Scan the entries for lines with the word "TempUpFold", then copy those lines.

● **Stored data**
▶

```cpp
size_t gn_partials_bytes(int n, int hw, int c, int min_wgs = 0);
hipError_t launch_group_norm(const float* x, float* y, const float* gamma, const float* beta,
                             int n, int hw, int c, int ldx, int n_group, float eps, bool silu,
                             void* partials, hipStream_t stream, int min_wgs = 0);
hipError_t launch_layer_norm(const float* x, float* y, const float* gamma, const float* beta,
                             int rows, int c, float eps, hipStream_t stream);
hipError_t launch_group_norm_planes(const float* x, void* y3, const float* gamma, const float* beta, int n, int hw, int c, int ldx,
                                    int n_group, float eps, bool silu, void* partials, hipStream_t stream, int min_wgs = 0);
// ... 87 lines not shown
```

Before: 4.142.

## Fold nearest-upsample into 3x3 conv via four-phase 2x2 kernels

Adds a phase-decomposed path for 3x3 convolutions that follow a nearest-neighbour 2x upsample. Each of the four output phases gets its own folded 2x2 kernel, giving K = 4*Cin instead of 9*Cin, and reads the un-upsampled input. The phase GEMM scatters its rows into the interleaved output positions. This removes redundant MACs (16 instead of 36 taps per 2x2 output block) and avoids materializing the upsampled activation. The cost is extra folded weight storage, a new tuning table, and scatter stores that cannot use the fast vectorized epilogue path.

```diff
diff --git a/stable_diffusion_burn_amd/build.py b/stable_diffusion_burn_amd/build.py
--- a/stable_diffusion_burn_amd/build.py
+++ b/stable_diffusion_burn_amd/build.py
@@ -58,6 +58,7 @@
     _gen_table("gfx950_bf16.txt", "tuning_table_bf16.inc")
     _gen_table("gfx950_fp32_planes.txt", "tuning_table_planes.inc")
     _gen_table("gfx950_fp32_pairs.txt", "tuning_table_pairs.inc")
+    _gen_table("gfx950_fp32_phases.txt", "tuning_table_phases.inc")
 
 
 def _gen_table(src_name: str, out_name: str) -> None:
diff --git a/stable_diffusion_burn_amd/csrc/engine.cpp b/stable_diffusion_burn_amd/csrc/engine.cpp
--- a/stable_diffusion_burn_amd/csrc/engine.cpp
+++ b/stable_diffusion_burn_amd/csrc/engine.cpp
@@ -441,11 +441,18 @@
                 if (s.kind == BK_RES_UP || s.kind == BK_RES_ST_UP) { conv(b.up, path + "/upsample/conv", s.cout, s.cout, 3); fp8_copy(b.up, path + "/upsample/conv/weight"); }
         }
     };
+    auto reg_up = [&](ConvW& w, const std::string& weight_name) {
+        w.up_entry = entry_index_.at(weight_name);
+        entries_[(size_t)w.up_entry].fold_up = (int)up_list_.size();
+        up_list_.push_back(&w);
+    };
     for (int i = 0; i < 12; ++i) def_block(in_blocks_[i], in_spec[i], "unet/input_blocks");
     res(mid_res1_, "unet/middle_block/res1", c4, c4, true);
     spatial(mid_st_, "unet/middle_block/transformer", c4);
     res(mid_res2_, "unet/middle_block/res2", c4, c4, true);
     for (int i = 0; i < 12; ++i) def_block(out_blocks_[i], out_spec[i], "unet/output_blocks");
+    for (int i = 0; i < 12; ++i)
+        if (out_spec[i].kind == BK_RES_UP || out_spec[i].kind == BK_RES_ST_UP) reg_up(out_blocks_[i].up, std::string("unet/output_blocks/") + out_spec[i].name + "/upsample/conv/weight");
     norm(unet_norm_out_, "unet/norm_out", c1);
     conv(unet_conv_out_, "unet/conv_out", c1, 4, 3);
 
@@ -485,7 +492,7 @@
         res(b.res[0], bp + "/res1", b.cin, b.cout, false);
         res(b.res[1], bp + "/res2", b.cout, b.cout, false);
         res(b.res[2], bp + "/res3", b.cout, b.cout, false);
-        if (b.has_up) conv(b.upsampler, bp + "/upsampler", b.cout, b.cout, 3);
+        if (b.has_up) { conv(b.upsampler, bp + "/upsampler", b.cout, b.cout, 3); reg_up(b.upsampler, bp + "/upsampler/weight"); }
     }
     norm(dec_norm_out_, "autoencoder/decoder/norm_out", vc);
     conv(dec_conv_out_, "autoencoder/decoder/conv_out", vc, 3, 3);
@@ -1117,7 +1124,38 @@
         SDMI_HIP(launch_pack_split3(s->fold_bt, const_cast<void*>(split_planes(s->fold_bt)), C, 4 * C, stream_, b3_grouped(C)));
         s->fold_fresh = true;
     }
-}
+    for (ConvW* w : up_list_) {
+        if (w->up_fresh || w->up_entry < 0 || !entries_[(size_t)w->up_entry].set || !opt_ups_phase_ || !up_fold_supported(w->cin, w->cout) || !split_planes(w->bt)) continue;
+        if (!w->up3) {
+            w->up3 = persistent_alloc((size_t)w->cout * w->cin * 96);
+            weight_allocs_.push_back(w->up3);
+        }
+        build_up_fold(w->bt, w->up3, w->cout, w->cin);
+        w->up_fresh = true;
+    }
+}
+
+bool Engine::up_fold_supported(int cin, int cout) const {
+    return !bf16_ && cin % 32 == 0 && cout >= 32 && (unsigned long long)cout * (unsigned long long)(cin / 8) * 192ull < 0xFFFFFF00ull;
+}
+
+void Engine::build_up_fold(const float* bt, void* up3, int cout, int cin) {
+    Buf img(this, (size_t)4 * cout * cin * sizeof(float));
+    ProfScope ps(this, PC_OTHER, 0, ((double)9 + 16 + 16 + 24) * cout * cin * 4.0);
+    ps.set_tag("fold ups_phase %d,%d", cout, cin);
+    for (int ph = 0; ph < 4; ++ph) {
+        SDMI_HIP(launch_fold_ups_phase_f64(bt, img.f(), cout, cin, ph, 1, stream_));
+        SDMI_HIP(launch_pack_split3(img.f(), static_cast<char*>(up3) + (size_t)ph * cout * cin * 24, cout, 4 * cin, stream_, b3_grouped(cout)));
+    }
+}
+
+Engine::TempUpFold::TempUpFold(Engine* e_, ConvW& w, int stride, int ups) : e(e_) {
+    if (!e->opt_ups_phase_ || w.dt || w.k != 3 || stride != 1 || ups != 1 || !e->up_fold_supported(w.cin, w.cout) || !e->split_planes(w.bt)) return;
+    up3 = e->pool_.alloc((size_t)w.cout * w.cin * 96);
+    try { e->build_up_fold(w.bt, up3, w.cout, w.cin); } catch (...) { e->pool_.free(up3); up3 = nullptr; throw; }
+    w.up3 = up3; w.up_fresh = true;
+}
+Engine::TempUpFold::~TempUpFold() { if (up3) e->pool_.free(up3); }
 bool Engine::lora_owned(const sdmi_lora* a) const { return a && std::find(loras_.begin(), loras_.end(), a) != loras_.end(); }
 
 bool Engine::lora_active_on(int entry) const {
@@ -1528,6 +1566,16 @@
     else if (key == "gemm3x_variant") opt_gemm3x_variant_ = (value == "default") ? kGemm3xVariantDefault : std::stoi(value);
     else if (key == "gemm_bf16x_variant") opt_gemm_bf16x_variant_ = (value == "default") ? kGemmBf16xVariantDefault : std::stoi(value);
     else if (key == "geglu_fuse") opt_geglu_fuse_ = std::stoi(value);
+    else if (key == "ups_phase") {
+        const int v = (value == "default") ? 2 : std::stoi(value);
+        if (v < 0 || v > 2) throw Error(SDMI_ERR_INVALID, "ups_phase: 0 (never), 1 (wherever supported) or 2 (where the planner takes it)");
+        opt_ups_phase_ = v;
+        if (v && finalized_) {
+            SDMI_HIP(hipSetDevice(cfg_.device));
+            rebuild_folds();
+            SDMI_HIP(hipStreamSynchronize(stream_));
+        }
+    }
     else if (key == "record_shapes") { record_shapes_ = std::stoi(value) != 0; if (record_shapes_) { shape_counts_.clear(); choice_counts_.clear(); } }
     else if (key == "dump_shapes") {
         std::ofstream f(value);
@@ -1674,6 +1722,7 @@
     const int extra = pad_br ? 1 : 0;
     const int ho = (hin + 2 * pad + extra - w.k) / stride + 1, wo = (win + 2 * pad + extra - w.k) / stride + 1;
     if (y.n != x.n || y.h != ho || y.w != wo || y.c != w.cout) throw Error(SDMI_ERR_INVALID, "conv: output shape mismatch");
+    if (ups == 1 && stride == 1 && w.k == 3 && !pad_br && conv_ups_phase(w, x, y, rowvec, resid)) return;
     ConvGemm p{};
     const int resid_dt = (!x.dt && y.dt) ? 0 : y.dt;
     if (resid && !x.dt && y.dt && (w.cout % 4 || y.stride() % 4 || resid->stride() % 4))
@@ -1693,6 +1742,74 @@
     if (x.dt != w.dt) throw Error(SDMI_ERR_STATE, "conv: activation / weight storage types disagree");
     p.out_mode = x.dt ? (y.dt ? 0 : 1) : (y.dt ? 2 : 0);
     launch_gemm(p, x.dt);
+}
+
+bool Engine::conv_ups_phase(const ConvW& w, const Act& x, Act& y, const float* rowvec, const Act* resid) {
+    if (!opt_ups_phase_ || bf16_ || x.dt || y.dt || w.dt || w.k != 3 || !w.up3 || !w.up_fresh || probe_buf_) return false;
+    if (x.c != w.cin || !plane_gemm(w.cin, w.cout) || !up_fold_supported(w.cin, w.cout) || (!x.p3 && !x.p) || (!y.p && !y.p3)) return false;
+    ConvGemm p{};
+    p.A = x.p; p.Bt = w.bt; p.bias = w.bias;
+    p.Bt3 = split_planes(w.bt);
+    if (!p.Bt3) return false;
+    p.A3 = x.p3; p.a3_ld = x.ld3;
+    p.C = y.p; p.C3 = y.p3; p.ldc3 = y.ld3;
+    p.M = (int)y.rows(); p.N = w.cout; p.K = w.cin * 9;
+    p.NB = x.n; p.Hs = x.h; p.Ws = x.w; p.Cin = w.cin; p.Ho = 2 * x.h; p.Wo = 2 * x.w;
+    p.KH = 3; p.KW = 3; p.stride = 1; p.pad = 1; p.ups = 1;
+    p.ldc = y.p ? y.stride() : p.N; p.ldr = p.ldc; p.a_ld = x.stride(); p.b_ld = p.K; p.CS = 32;
+    p.kt_total = p.K / 32;
+    p.variant = opt_gemm3x_variant_;
+    p.zero_page = zero_page_;
+    const GemmPlanIn in = gemm_plan_in(p, 0, -1, 0);
+    const UpsPhasePlan g = plan_ups_phase(in, w.up_fresh, opt_ups_phase_, gopt_, tuning_);
+    if (!g.take) return false;
+    if ((p.N % 4) || (p.C && p.ldc % 4)) { if (p.C3 || opt_ups_phase_ != 1) return false; }
+    if (rowvec || resid) {
+        if (opt_ups_phase_ != 1) return false;
+        throw Error(SDMI_ERR_INVALID, "conv: ups_phase=1 with a time-embedding row or a residual: a phase launch carries the bias only");
+    }
+    if (record_shapes_) {
+        char sk[96];
+        std::snprintf(sk, sizeof sk, "%d,%d,%d,%d,%d,%d,%d,%d", p.NB, p.Cin, p.Hs, p.Ws, p.N, 3, 1, 1);
+        ++shape_counts_[sk];
+        p.splits = g.splits;
+        record_choice(p, " phase", g.cfg, "");
+    }
+    std::unique_ptr<Buf> a3_tmp;
+    if (!p.A3) {
+        const long long rows = (long long)p.NB * p.Hs * p.Ws;
+        p.a3_ld = (p.Cin / 32) * 192;
+        a3_tmp.reset(new Buf(this, (size_t)rows * p.a3_ld));
+        ProfScope ps(this, PC_SPLIT_ROWS, 0, (double)rows * p.Cin * 10.0);
+        SDMI_HIP(launch_split3_rows(p.A, a3_tmp->p, rows, p.Cin, p.a_ld, p.a3_ld, stream_));
+        count_kernel();
+        p.A3 = a3_tmp->p;
+    }
+    p.Bt3 = w.up3; p.phases = 4; p.phase_stride = (long long)w.cout * w.cin * 24;
+    p.b3_grouped = b3_grouped(p.N) ? 1 : 0;
+    p.M = g.M; p.K = g.K; p.kt_total = g.kt_total; p.b_ld = p.K;
+    p.kt_per_split = g.kt_per_split; p.splits = g.splits;
+    const double flops = 2.0 * 4.0 * p.M * (double)p.N * p.K;
+    const double bytes = (double)p.M * p.Cin * 6.0 + 4.0 * p.N * (double)p.K * 6.0 + 4.0 * p.M * (double)p.N * ((p.C ? 4.0 : 0.0) + (p.C3 ? 6.0 : 0.0));
+    std::unique_ptr<Buf> slab;
+    if (p.splits > 1) {
+        p.slab_stride = 4ll * p.M * p.N;
+        slab.reset(new Buf(this, (size_t)p.splits * p.slab_stride * sizeof(float)));
+        p.slabs = slab->f();
+    }
+    {
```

◀

● **RESPONSE FOR THIS EXERCISE**
+Engine::TempUpFold::TempUpFold(Engine* e_, ConvW& w, int stride, int ups) : e(e_) {
+Engine::TempUpFold::~TempUpFold() { if (up3) e->pool_.free(up3); }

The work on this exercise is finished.